(Saved entries)
==============================

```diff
       if (!(iw > 0 && ih > 0)) { lx = i % nw; ly = i / nw; }
@@ -193,8 +268,7 @@
       else if (i < 2 * nw) { lx = i - nw; ly = nh - 1; }
       else if (i < 2 * nw + ih) { lx = 0; ly = 1 + i - 2 * nw; }
       else { lx = nw - 1; ly = 1 + i - 2 * nw - ih; }
-      const int x = x0 + lx, y = y0 + ly;
-      dp[(size_t)y * pw + x] = (uint16_t)rbt_sao_value(f, slices, c, x, y, s, [&](int xx, int yy) { return (int)sp[(size_t)yy * pw + xx]; });
+      k.dp[rbt_sao_walk_at(k, lx, ly)] = (uint16_t)rbt_sao_value(f, slices, c, x0 + lx, y0 + ly, s, fetch);
     }
   }
 }
diff --git a/rabbit-transcoding_amd/csrc/rbt_kernels.hip b/rabbit-transcoding_amd/csrc/rbt_kernels.hip
--- a/rabbit-transcoding_amd/csrc/rbt_kernels.hip
+++ b/rabbit-transcoding_amd/csrc/rbt_kernels.hip
@@ -266,7 +266,7 @@
   if ((int)blockIdx.x >= tw * th) return;
   rbt_loopfilter_tile(f, slices, xcd_tile(blockIdx.x, tw * th), RBT_LDS_CAST(RbtLoopLds, &lds));
 }
-__global__ void __launch_bounds__(256) k_sao_ctb(RbtFrame* frames, const RbtSlice* slices, const int32_t* frame_list) {
+__global__ void __launch_bounds__(256) __attribute__((amdgpu_waves_per_eu(8))) k_sao_ctb(RbtFrame* frames, const RbtSlice* slices, const int32_t* frame_list) {
   RbtFrame* f = &frames[frame_list[blockIdx.y]];
   const int n_ctb = f->cfg.w_ctb * f->cfg.h_ctb;
   if ((int)blockIdx.x >= n_ctb) return;
diff --git a/rabbit-transcoding_amd/csrc/rbt_platform.h b/rabbit-transcoding_amd/csrc/rbt_platform.h
--- a/rabbit-transcoding_amd/csrc/rbt_platform.h
+++ b/rabbit-transcoding_amd/csrc/rbt_platform.h
@@ -12,6 +12,8 @@
 #define RBT_CONST static const
 #define RBT_PAR_FOR(i, n) for (int i = 0; i < (int)(n); i++)
 #define RBT_BLK_FOR(i, n) for (int i = 0; i < (int)(n); i++)
+#define RBT_ROW_WALK(g, y, lgw, nh) for (int i_ = 0, g = 0, y = 0; y < (int)(nh); i_++, g = i_ & ((1 << (lgw)) - 1), y = i_ >> (lgw))
+#define RBT_GLOBAL_AS
 #define RBT_SYNC() do { } while (0)
 #define RBT_SYNC_LDS() do { } while (0)
 #define RBT_LANE0 1
@@ -40,6 +42,8 @@
 #define RBT_CONST static __device__ const
 #define RBT_PAR_FOR(i, n) for (int i = (int)threadIdx.x & 63; i < (int)(n); i += 64)
 #define RBT_BLK_FOR(i, n) for (int i = (int)threadIdx.x; i < (int)(n); i += (int)blockDim.x)
+#define RBT_ROW_WALK(g, y, lgw, nh) for (int g = (int)threadIdx.x & ((1 << (lgw)) - 1), y = (int)threadIdx.x >> (lgw); y < (int)(nh); y += (int)blockDim.x >> (lgw))
+#define RBT_GLOBAL_AS __attribute__((address_space(1)))
 #define RBT_SYNC() __syncthreads()
 #define RBT_SYNC_LDS() asm volatile("s_waitcnt lgkmcnt(0)" ::: "memory")
 #define RBT_LANE0 ((threadIdx.x & 63) == 0)
```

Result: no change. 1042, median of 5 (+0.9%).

==============================

**EXERCISE PROMPT**
Every line above that holds the string "const" should be copied into the answer.

**SOLUTION FOR THIS EXERCISE**
-      const int x = x0 + lx, y = y0 + ly;
-__global__ void __launch_bounds__(256) k_sao_ctb(RbtFrame* frames, const RbtSlice* slices, const int32_t* frame_list) {
+__global__ void __launch_bounds__(256) __attribute__((amdgpu_waves_per_eu(8))) k_sao_ctb(RbtFrame* frames, const RbtSlice* slices, const int32_t* frame_list) {
   const int n_ctb = f->cfg.w_ctb * f->cfg.h_ctb;
 #define RBT_CONST static const
 #define RBT_CONST static __device__ const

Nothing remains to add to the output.